Expression of recombinant human interleukin-8 and its purification using a single buffer system
- chair: Wiese, D. / Schmitz, K. (2010)
-
place:
J. Immunol. Methods 364 (2011), 1-2, 77-82
- Date: 2011
-
Wiese, D. / Schmitz, K. (2010): „Expression of recombinant human interleukin-8 and its purification using a single buffer system“. In:
J. Immunol. Methods 364 (2011), 1-2, 77-82
Abstract
ONLINE | |
Chemokines, a class of small secreted proteins, direct immune cells to their target sites and play an important role in chronic inflammations and allergies. To study their interactions with their cellular receptors or potential inhibitors large quantities of chemokines are required. Here we present a fast and efficient strategy to purify the human chemokine interleukin-8 (IL-8, CXCL8).
The chemokine is expressed with a pelB-leader peptide that is cleaved off its N-terminus by an endogenous bacterial peptidase. This yields wild-type 72aa IL-8 with a serine at its N-terminus. IL-8 is recovered in the soluble fraction after lysis while pelB-IL8 fusion protein remains in the pellet.
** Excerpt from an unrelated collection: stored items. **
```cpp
__device__ __forceinline__ double readlane_f64(double v, int srclane) {
  const int lo = __builtin_amdgcn_readlane(__double2loint(v), srclane);
  const int hi = __builtin_amdgcn_readlane(__double2hiint(v), srclane);
  return __hiloint2double(hi, lo);
}
template <int J>
__device__ __forceinline__ double swizzle_row_f64(double v) {
  const int lo = __builtin_amdgcn_mov_dpp(__double2loint(v), 0x150 + J, 0xf, 0xf, false);
  const int hi = __builtin_amdgcn_mov_dpp(__double2hiint(v), 0x150 + J, 0xf, 0xf, false);
  return __hiloint2double(hi, lo);
}

template <int J>
// ... 63 lines not shown
```

### vplines-slam_amd/csrc/ba_ctx.h

```cpp
#pragma once
#include <functional>
#include <map>
#include <string>

#include "vplines_ba.h"
#include "ba_types.h"
#include "ba_stage.h"
#include "ba_restore.h"

struct vpl_ctx {
  int device = 0;
  hipStream_t stream = nullptr;
  DevBatch B;
  std::vector<DevAlloc> allocs;
  bool guards = false;
  std::string err;
  int maxW = 0, maxP = 0, maxPO = 0, maxL = 0, maxLO = 0;
  int nW = 0;
  vpl_ba_options opt;
  bool upload_open = false;
  std::vector<int> h_nP, h_nL;
  std::vector<std::vector<int>> h_lmap;
  std::vector<int> h_mg_m;
  std::vector<int> h_mg_n;
  std::vector<int> h_mg_nb;
  std::vector<int> h_passthrough;
  std::vector<vpl_prior> h_pass_priors;
  bool any_second_new = false;
  int maxPriorN = 0;
  bool prior_resident = false;
  int prior_resident_nW = 0;
  std::vector<int> layout_key;
  bool layout_valid = false;
  bool force_general = false;
  bool schur_mostly_wide = false;
  bool schur_never_wide = false;
  bool schur_wide_all = false;
  bool step_fused = true;
  size_t marg_smem = 0;
  int marg_nmax = 0;
  bool marg_small = false;
  int prior_rule = VPL_PRIOR_PIVOTED_CHOLESKY;
  hipGraphExec_t graph_exec[3] = {nullptr, nullptr, nullptr};
  bool use_graph = true;
  int restore_pending = RESTORE_NONE;
  bool restore_fold = true;
  bool timing = false;
  std::map<std::string, std::pair<double, int>> ktimes;
  std::vector<std::pair<const char*, double>> ltimes;
  int* d_act = nullptr;
  std::vector<std::string> kname_store;
  bool leg_timing = false;
  hipEvent_t leg_ev[6] = {nullptr, nullptr, nullptr, nullptr, nullptr, nullptr};
  double odo_ms[3] = {0, 0, 0};
  std::function<int()> pending;
  Stage stage;
  size_t last_upload_bytes = 0;
  struct vpl_odo* odo = nullptr;
};

static void drop_graph(vpl_ctx* c) {
  for (hipGraphExec_t& g : c->graph_exec)
    if (g) { (void)hipGraphExecDestroy(g); g = nullptr; }
}

static int restore_states(vpl_ctx* c, int mode) {
  if (mode == RESTORE_NONE || c->nW < 1) return VPL_OK;
  const DevBatch& B = c->B;
  const size_t W = c->nW;
  HIPCHK(c, hipSetDevice(c->device));
  HIPCHK(c, hipMemcpyAsync(B.pose, B.pose_0, W * 77 * 8, hipMemcpyDeviceToDevice, c->stream));
  HIPCHK(c, hipMemcpyAsync(B.sb, B.sb_0, W * 99 * 8, hipMemcpyDeviceToDevice, c->stream));
  HIPCHK(c, hipMemcpyAsync(B.ex, B.ex_0, W * 7 * 8, hipMemcpyDeviceToDevice, c->stream));
  HIPCHK(c, hipMemcpyAsync(B.invd, B.invd_0, W * B.maxP * 8, hipMemcpyDeviceToDevice, c->stream));
  if (mode == RESTORE_LINES) HIPCHK(c, hipMemcpyAsync(B.plk, B.plk_0, W * B.maxL * 6 * 8, hipMemcpyDeviceToDevice, c->stream));
  return VPL_OK;
}
static int restore_event(vpl_ctx* c, RestoreEvent ev, int* prep = nullptr) {
  const RestoreStep s = restore_step(c->restore_pending, ev, c->restore_fold);
  c->restore_pending = s.pending;
  if (prep) *prep = s.prep;
  return restore_states(c, s.flush);
// ... 50 lines not shown
```

### vplines-slam_amd/csrc/ba_lin.h

```cpp
#pragma once
#include "ba_common.h"

namespace vpl {

typedef double v4d_lin __attribute__((ext_vector_type(4)));
constexpr int LIN_THREADS = 512;
constexpr int STG_LD = 17;
constexpr int LIN_STAGE = 8 * 32 * STG_LD;
constexpr int PRE_LDS = 62;
constexpr int LIN_HW = 720;
constexpr int PREP_NMAX = 112;
__host__ __device__ constexpr int lin_stage_doubles(int maxL) {
  const int ln = 8 * LIN_HW + 38 * maxL;
  const int pt = LIN_STAGE + 78 * 36 + NV;
  const int m = ln > pt ? ln : pt;
  return m > 4650 + 3570 ? m : 4650 + 3570;
}
constexpr int PREP_THREADS = 640;
inline size_t prep_smem(int max_prior_n) {
  const int ns = max_prior_n < PREP_NMAX ? max_prior_n : PREP_NMAX;
  return (size_t)((PREP_THREADS / 64) * 675 + ns * ns + ns + 84) * sizeof(double);
}
constexpr size_t PREP_SMEM = (size_t)((PREP_THREADS / 64) * 675 + PREP_NMAX * PREP_NMAX + PREP_NMAX + 84) * sizeof(double);
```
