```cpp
static int launch_smalln_dx(const float* dY, int64_t ld_dy, const float* W, int64_t ld_w, int64_t M, int64_t N, int64_t K, float* dX,
                            int64_t ld_dx, int accumulate, const BnbDev& bd, int act, const char* what, hipStream_t s) {
  const size_t lds = (size_t)(32 + small::SMALL_MAX) * (N + 4) * sizeof(float);
  static size_t raised[3] = {64 * 1024, 64 * 1024, 64 * 1024};
  hipError_t e = hipSuccess;
  if (act == 0) e = dma::raise_lds(small::smalln_dx<small::SMALL_MAX>, lds, raised[0]);
  if (act != 0) e = dma::raise_lds(small::smalln_dx<small::SMALL_MAX, 1>, lds, raised[1]);
  if (e == hipSuccess && act == 2) e = dma::raise_lds(small::smalln_dx<small::SMALL_MAX, 2>, lds, raised[2]);
  if (dma_check(e, what) != hipSuccess) return ESC_ELAUNCH;
  auto kern = act == 0 ? small::smalln_dx<small::SMALL_MAX> : (act == 2 ? small::smalln_dx<small::SMALL_MAX, 2> : small::smalln_dx<small::SMALL_MAX, 1>);
  esc::launch(ESC_K_LINEAR, kern, dim3((unsigned)cdiv(M, 32)), dim3(256), lds, s, dY, ld_dy, W, ld_w, (int)M, (int)N, (int)K, dX, ld_dx, accumulate, bd);
  return ESC_OK;
}

static void launch_wgrad_small(const float* dY, int64_t ld_dy, const float* X, int64_t ld_x, const float* in_scale, const float* in_shift,
                               int64_t M, int64_t N, int64_t K, float* slabs, const Plan& p, const BnbDev& bd, int act, hipStream_t s) {
  float* db_part = slabs + (size_t)p.splits * N * K;
  const bool small_k = K <= small::SMALL_MAX;
  const dim3 grid((unsigned)p.splits, (unsigned)cdiv(small_k ? N : K, 256));
#define ESC_WGRAD_SMALL(...) \
  esc::launch(ESC_K_LINEAR, small::wgrad_small<small::SMALL_MAX, __VA_ARGS__>, grid, dim3(256), 0, s, dY, ld_dy, X, ld_x, in_scale, in_shift, (int)M, (int)N, (int)K, slabs, db_part, bd)
  if (act == 2)      { if (in_scale) ESC_WGRAD_SMALL(true, true, 2); else ESC_WGRAD_SMALL(true, false, 2); }
  else if (act == 1) { if (in_scale) ESC_WGRAD_SMALL(true, true, 1); else ESC_WGRAD_SMALL(true, false, 1); }
  else if (small_k)  { if (in_scale) ESC_WGRAD_SMALL(true, true); else ESC_WGRAD_SMALL(true, false); }
  else               { if (in_scale) ESC_WGRAD_SMALL(false, true); else ESC_WGRAD_SMALL(false, false); }
// ... 400 lines not shown
  dma_fill_dw(a.dw, dOut, ld_dout, X, ld_x, in_scale, in_shift, M, N, K, slabs, p);
  a.dx.bnb = bd; a.dw.bnb = bd;
  dma::DualEvents ev{};
  ev.split = p.launches == 2;
  ev.dx_lds = (size_t)p.dx_lds;
  if (ev.split && t_dual_split_on) { ev.dx_done = t_dual_split.dx_done; ev.dw_done = t_dual_split.dw_done; (void)take_dual_split(); }
  if (next)
    a.dx.bst = BnStatDev{reinterpret_cast<float2*>(next->partial), next->x, (int)next->ld_x, next->mean, next->invstd, next->scale, next->shift, next->relu};
  hipError_t e;
#define ESC_T64_2STAGE 64, 64, 32, 2, 2, 2, 2
  if (p.family == plan::F_DMA128_BN) {
    if (next) e = in_scale ? dma::launch_dual<ESC_T128, true, true, true>(a, 0, s, ESC_K_LINEAR, nullptr, ev) : dma::launch_dual<ESC_T128, false, true, true>(a, 0, s, ESC_K_LINEAR, nullptr, ev);
    else      e = in_scale ? dma::launch_dual<ESC_T128, true, true, false>(a, 0, s, ESC_K_LINEAR, nullptr, ev) : dma::launch_dual<ESC_T128, false, true, false>(a, 0, s, ESC_K_LINEAR, nullptr, ev);
  } else {
    if (bn == nullptr) e = in_scale ? dma::launch_dual<ESC_T64, true, false, true>(a, 0, s, ESC_K_LINEAR, nullptr, ev) : dma::launch_dual<ESC_T64, false, false, true>(a, 0, s, ESC_K_LINEAR, nullptr, ev);
    else if (next)     e = in_scale ? dma::launch_dual<ESC_T64_2STAGE, true, true, true>(a, 0, s, ESC_K_LINEAR, nullptr, ev) : dma::launch_dual<ESC_T64_2STAGE, false, true, true>(a, 0, s, ESC_K_LINEAR, nullptr, ev);
    else               e = in_scale ? dma::launch_dual<ESC_T64_2STAGE, true, true, false>(a, 0, s, ESC_K_LINEAR, nullptr, ev) : dma::launch_dual<ESC_T64_2STAGE, false, true, false>(a, 0, s, ESC_K_LINEAR, nullptr, ev);
  }
#undef ESC_T64_2STAGE
  if (dma_check(e, "esc_linear_bwd_both_bn") != hipSuccess) return ESC_ELAUNCH;
  return reduce_slabs(p, slabs, N, K, dW, ld_dw, db, defer, stream);
}

}
```

esc-gnn_amd/csrc/linear_small.h:

```cpp
#pragma once
#include "common.h"
#include "linear_plan.h"

namespace esc {
namespace small {


template <int KMAX>
__global__ __launch_bounds__(256) void smallk_fwd(const float* __restrict__ X, int64_t ldx, const float* __restrict__ W,
                                                  int64_t ldw, const float* __restrict__ bias, int M, int N, int K,
                                                  float* __restrict__ Y, int64_t ldy, float2* __restrict__ col_stats) {
  ESC_PRIO();
  __shared__ float xs[ROWS_FWD * KMAX];
  const int n = blockIdx.y * 256 + threadIdx.x;
  const int r0 = blockIdx.x * ROWS_FWD;
  const int rows = min(ROWS_FWD, M - r0);
  for (int i = threadIdx.x; i < ROWS_FWD * KMAX; i += 256) {
    const int r = i / KMAX, k = i % KMAX;
    xs[i] = (r < rows && k < K) ? X[(size_t)(r0 + r) * ldx + k] : 0.f;
  }
  float w[KMAX];
#pragma unroll
  for (int k = 0; k < KMAX; ++k) w[k] = (n < N && k < K) ? W[(size_t)n * ldw + k] : 0.f;
  const float b = (bias != nullptr && n < N) ? bias[n] : 0.f;
// ... 115 lines not shown
    *reinterpret_cast<float4*>(ys + r * ldn + c) = v;
  }
  for (int i = threadIdx.x; i < N * K; i += 256) wt[(i % K) * ldn + (i / K)] = W[(size_t)(i / K) * ldw + (i % K)];
  __syncthreads();
  const int r = threadIdx.x >> 3, ks = threadIdx.x & 7;
  if (r >= rows) return;
#pragma unroll
  for (int kk = 0; kk < KMAX / 8; ++kk) {
    const int k = ks + kk * 8;
    if (k >= K) break;
    float a0 = 0.f, a1 = 0.f, a2 = 0.f, a3 = 0.f;
    for (int c = 0; c < N; c += 4) {
      const float4 y = *reinterpret_cast<const float4*>(ys + r * ldn + c);
      const float4 w = *reinterpret_cast<const float4*>(wt + k * ldn + c);
      a0 = fmaf(y.x, w.x, a0); a1 = fmaf(y.y, w.y, a1); a2 = fmaf(y.z, w.z, a2); a3 = fmaf(y.w, w.w, a3);
    }
    float v = (a0 + a1) + (a2 + a3);
    float* dst = dX + (size_t)(r0 + r) * lddx + k;
    if (accumulate) v += *dst;
    *dst = v;
  }
}

}
}
```

esc-gnn_amd/csrc/runtime.hip:

```cpp
#include "common.h"
#include "linear_plan.h"
#include <algorithm>
#include <cstdlib>

#include <mutex>
#include <vector>

namespace esc {

static thread_local char g_err[512] = "";

void set_error(const char* fmt, ...) {
  va_list ap;
  va_start(ap, fmt);
  vsnprintf(g_err, sizeof(g_err), fmt, ap);
  va_end(ap);
}

struct ProfState {
  bool on = false;
  std::vector<hipEvent_t> start, stop;
  size_t used = 0;
};
static ProfState g_prof[ESC_K_COUNT];
// ... 80 lines not shown
  std::lock_guard<std::mutex> lk(g_ticket_mu);
  if (g_tickets[dev] == nullptr) {
    unsigned* p = nullptr;
    if (hipMalloc(&p, sizeof(unsigned) * TICKET_POOL) != hipSuccess) return nullptr;
    if (hipMemset(p, 0, sizeof(unsigned) * TICKET_POOL) != hipSuccess) { (void)hipFree(p); return nullptr; }
    g_tickets[dev] = p;
  }
  if (g_ticket_pos[dev] + n > TICKET_POOL) g_ticket_pos[dev] = 0;
  unsigned* out = g_tickets[dev] + g_ticket_pos[dev];
  g_ticket_pos[dev] += n;
  return out;
}

}

extern "C" {

int esc_tune_set(int knob, int value) {
  if (knob == 8) { esc::set_last_block_finalize(value); return ESC_OK; }
  if (knob == 9) { esc::set_norm_rowblock_cap(value); return ESC_OK; }
  if (knob == 12) { esc::set_bn_bwd_fold(value); return ESC_OK; }
  if (knob == 13) { esc::set_bn_bwd_one_launch(value); return ESC_OK; }
  if (knob == 10) { esc::set_edge_lds_floor(value); return ESC_OK; }
  ESC_REQUIRE(knob == 11 || knob == 14 || (knob >= 0 && knob < esc::plan::KNOB_COUNT), "esc_tune_set: unknown knob %d", knob);
  esc::set_linear_knob(knob, value);
  return ESC_OK;
}

int esc_abi_version(void) { return ESC_ABI_VERSION; }
const char* esc_last_error(void) { return esc::g_err; }

int esc_prof_enable(int kind, int on) {
  ESC_REQUIRE(kind >= 0 && kind < ESC_K_COUNT, "esc_prof_enable: bad kind %d", kind);
  std::lock_guard<std::mutex> lk(esc::g_prof_mu);
  esc::g_prof[kind].on = on != 0;
  return ESC_OK;
}

int esc_prof_reset(int kind) {
  ESC_REQUIRE(kind >= 0 && kind < ESC_K_COUNT, "esc_prof_reset: bad kind %d", kind);
  std::lock_guard<std::mutex> lk(esc::g_prof_mu);
  esc::g_prof[kind].used = 0;
  return ESC_OK;
}

int esc_prof_read(int kind, int64_t* launches, double* total_ms) {
  ESC_REQUIRE(kind >= 0 && kind < ESC_K_COUNT && launches && total_ms, "esc_prof_read: bad argument");
// ... 69 lines not shown
```

Before: 138,400 graphs/s.

## Split layer-0 lin0 backward into input and deferred weight halves; add lean small-N dX kernel

Result: no change. 138,100 graphs/s (-0.2%).

```diff
diff --git a/esc-gnn_amd/_native.py b/esc-gnn_amd/_native.py
--- a/esc-gnn_amd/_native.py
+++ b/esc-gnn_amd/_native.py
@@ -91,6 +91,13 @@
     raise NativeLibraryError("esc_gnn_amd: cannot read the C header %s the binding is derived from (%s)" % (GATEDGCN_HEADER, exc)) from exc
 GATEDGCN_SIGNATURES = {name: args for name, (args, _) in _GATED.functions.items()}
 _RET.update({name: ret for name, (_, ret) in _GATED.functions.items()})
+HANDOFF_HEADER = os.path.join(os.path.dirname(_abi.HEADER), "escgnn_handoff.h")
+try:
+    _HANDOFF = _abi.load(HANDOFF_HEADER)
+except OSError as exc:
+    raise NativeLibraryError("esc_gnn_amd: cannot read the C header %s the binding is derived from (%s)" % (HANDOFF_HEADER, exc)) from exc
+HANDOFF_SIGNATURES = {name: args for name, (args, _) in _HANDOFF.functions.items()}
+_RET.update({name: ret for name, (_, ret) in _HANDOFF.functions.items()})
 KIND = {name[len("ESC_K_"):].lower(): v for name, v in _ABI.enum.items() if name != "ESC_K_COUNT"}
 
 CollateArgs = struct("esc_collate_args")
@@ -113,7 +120,7 @@
             "esc_gnn_amd: %s not found. The HIP hot path has no fallback — build it with "
             "`python -c 'import __graft_entry__ as g; g.build()'` or `make -C esc-gnn_amd/csrc`." % LIB_PATH)
     h = ctypes.CDLL(LIB_PATH)
-    for name, args in list(SIGNATURES.items()) + list(EXTENSION_SIGNATURES.items()) + list(I2GNN_SIGNATURES.items()) + list(GINEPLUS_SIGNATURES.items()) + list(GPS_SIGNATURES.items()) + list(LAPPE_SIGNATURES.items()) + list(RWSE_SIGNATURES.items()) + list(STEP_SIGNATURES.items()) + list(GATEDGCN_SIGNATURES.items()):
+    for name, args in list(SIGNATURES.items()) + list(EXTENSION_SIGNATURES.items()) + list(I2GNN_SIGNATURES.items()) + list(GINEPLUS_SIGNATURES.items()) + list(GPS_SIGNATURES.items()) + list(LAPPE_SIGNATURES.items()) + list(RWSE_SIGNATURES.items()) + list(STEP_SIGNATURES.items()) + list(GATEDGCN_SIGNATURES.items()) + list(HANDOFF_SIGNATURES.items()):
         try:
             fn = getattr(h, name)
         except AttributeError as exc:
diff --git a/esc-gnn_amd/csrc/engine.hip b/esc-gnn_amd/csrc/engine.hip
--- a/esc-gnn_amd/csrc/engine.hip
+++ b/esc-gnn_amd/csrc/engine.hip
@@ -1,5 +1,6 @@
 #include "common.h"
 #include "../../include/escgnn_step.h"
+#include "../../include/escgnn_handoff.h"
 
 #include <map>
 #include <vector>
@@ -163,6 +164,42 @@
   c.jobs->emplace_back();
   return esc_linear_bwd_both_bn(dOut, ld_dout, &f, X, ld_x, sc, sh, lin.w, K, M, N, K, dX, ld_dx, accumulate, lin.dw, K, lin.db, slabs,
                                 &c.jobs->back(), next, c.s);
+}
+static int g_former_handoff = 0;
+struct HeldDw {
+  bool held = false;
+  const float* dOut = nullptr; int64_t ld_dout = 0;
+  esc_bn_bwd_fused f{};
+  const float* X = nullptr; int64_t ld_x = 0;
+  const esc_linear_t* lin = nullptr;
+  int64_t M = 0;
+  float* slabs = nullptr;
+  size_t job = 0;
+};
+static bool linear_backward_bn_halves(const Ctx& c, const float* dOut, int64_t ld_dout, const esc_bn_bwd_fused& f, const float* X, int64_t ld_x,
+                                      const esc_linear_t& lin, int64_t M, const float* dX, int64_t ld_dx) {
+  return !g_former_handoff && c.jobs != nullptr && dX != nullptr &&
+         esc_linear_bwd_bn_halves_ok(dOut, ld_dout, &f, X, ld_x, lin.w, lin.in_dim, M, lin.out_dim, lin.in_dim, dX, ld_dx, *c.slab_cursor) != 0;
+}
+static int linear_backward_bn_input(const Ctx& c, const float* dOut, int64_t ld_dout, const esc_bn_bwd_fused& f, const float* X, int64_t ld_x,
+                                    const esc_linear_t& lin, int64_t M, float* dX, int64_t ld_dx, int accumulate, HeldDw& h) {
+  const LdsFloorGuard cap(c.on_edge_stream);
+  const int64_t N = lin.out_dim, K = lin.in_dim;
+  h.dOut = dOut; h.ld_dout = ld_dout; h.f = f; h.X = X; h.ld_x = ld_x; h.lin = &lin; h.M = M;
+  h.slabs = *c.slab_cursor;
+  *c.slab_cursor += (esc_linear_bwd_weight_scratch(M, N, K) + 63) & ~63LL;
+  h.job = c.jobs->size();
+  c.jobs->emplace_back();
+  h.held = true;
+  return esc_linear_bwd_bn_input(dOut, ld_dout, &f, lin.w, K, M, N, K, dX, ld_dx, accumulate, c.s);
+}
+static int linear_backward_bn_weight(const Ctx& c, HeldDw& h) {
+  if (!h.held) return ESC_OK;
+  h.held = false;
+  const LdsFloorGuard cap(c.on_edge_stream);
+  const esc_linear_t& lin = *h.lin;
+  return esc_linear_bwd_bn_weight(h.dOut, h.ld_dout, &h.f, h.X, h.ld_x, nullptr, nullptr, h.M, lin.out_dim, lin.in_dim, lin.dw, lin.in_dim, lin.db,
+                                  h.slabs, &(*c.jobs)[h.job], c.s);
 }
 
 struct EdgeStream {
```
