# pxl-th/NNop.jl

Measured on AMD Instinct MI355X. Metric: attention TFLOPs/s + GB/s (fwd, fwd+bwd) at E=64,L=4096,H=4,B=4, higher is better.
Workload: dtype bf16; 1 GPU; C2: bf16 non-causal flash_attention forward, E=64 L=4096 QH=4 KH=4 B=4 per GPU; per_gpu_batch=4, global_batch=4, parallelism=dp1 over (batch, kv-head) slices, step=one nnop_fa_fwd call

## Files before the change

### nnop.jl_amd/csrc/fa_bwd_inst.hpp

```cpp
#pragma once
#include "fa_bwd.hpp"
#include "fa_bwd_w64.hpp"
#include "fa_launch.hpp"
#include "fa_generic.hpp"
#include <math.h>

namespace nnop {

template <typename T, int E> struct BwdCfg {
    static constexpr bool kF32 = sizeof(T) == 4;
    static constexpr int NW_KV = (kF32 && E > 128) ? (NNOP_F32_E256_FORM == 2 ? 4 : NNOP_F32_E256_FORM == 1 ? 2 : 1) : ((kF32 && E > 64 && !fa_bwd_f32_wide<T, E>()) || E > 128) ? 2 : 4;
    static constexpr int BQ    = (kF32 || E > 64) ? 32 : 64;
    static constexpr int NW_Q  = (kF32 && E > 128) ? (NNOP_F32_E256_FORM == 2 ? 4 : 1) : ((kF32 && E > 64 && !fa_bwd_f32_wide<T, E>()) || E > 128) ? 2 : 4;
    static constexpr bool kBig7 = !kF32 && E == 128;
    static constexpr bool kWide8 = !kF32 && E <= 64;
    static constexpr int BK    = (E > 64) ? 32 : 64;
};

static inline int bwd_causal_alt(const nnop_fa_desc& d, long long n_wg, long long cols, int rep, int n_blk, bool pair) {
    if (d.emb > 64 || pair) return 0;
    return causal_alt_run(d.causal != 0, n_wg, cols, rep, n_blk);
}

template <typename T, int E, int NW, int BQ, int MODE, bool WIN = false>
static int launch_dkdv(const nnop_fa_desc& d, const BwdParams& p, hipStream_t s) {
    constexpr int BM = bwd_base_mode(MODE);
    constexpr int lds = fa_bwd_dkdv_lds_bytes<T, E, NW, BQ, BM>() + (BM == 3 ? NW * PairTile<T>::kBytes : 0);
    static_assert(lds <= 160 * 1024, "LDS budget");
    auto kern = fa_bwd_dkdv_kernel<T, E, NW, BQ, MODE, WIN>;
    static unsigned long long lds_done = 0;
    if (ensure_dynamic_lds(kern, lds, &lds_done) != NNOP_OK) return NNOP_ERR_HIP;
    BwdParams pk = p;
    pk.n_blk = (d.kl + 32 * NW - 1) / (32 * NW);
    const long long n_wg = (long long)pk.n_blk * d.kh * d.batch;
    if (n_wg > 0x7fffffffLL) return NNOP_ERR_SHAPE;
    pk.n_wg = (int)n_wg;
    if (n_wg * fa_bwd_split<T, E>() > 0x7fffffffLL) return NNOP_ERR_SHAPE;
    pk.causal_alt = WIN ? 0 : bwd_causal_alt(d, n_wg, (long long)d.kh * d.batch, 1, pk.n_blk, BM >= 2);
    hipLaunchKernelGGL(kern, dim3((unsigned)(n_wg * fa_bwd_split<T, E>())), dim3(NW * 64), lds, s, pk);
    return NNOP_OK;
}
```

Interleukin-8 is purified via cation exchange chromatography and heparin affinity chromatography using a single inexpensive buffer system. No dialysis or membrane filtration steps are required and the final protein fractions may be used without any desalting steps. The use of 0.5% Triton X-114 in the lysis buffer leads to low endotoxin levels in the resulting protein. The protein can be eluted from the gel filtration column with a variety of buffers and is ready to be used in binding assays and activity assays.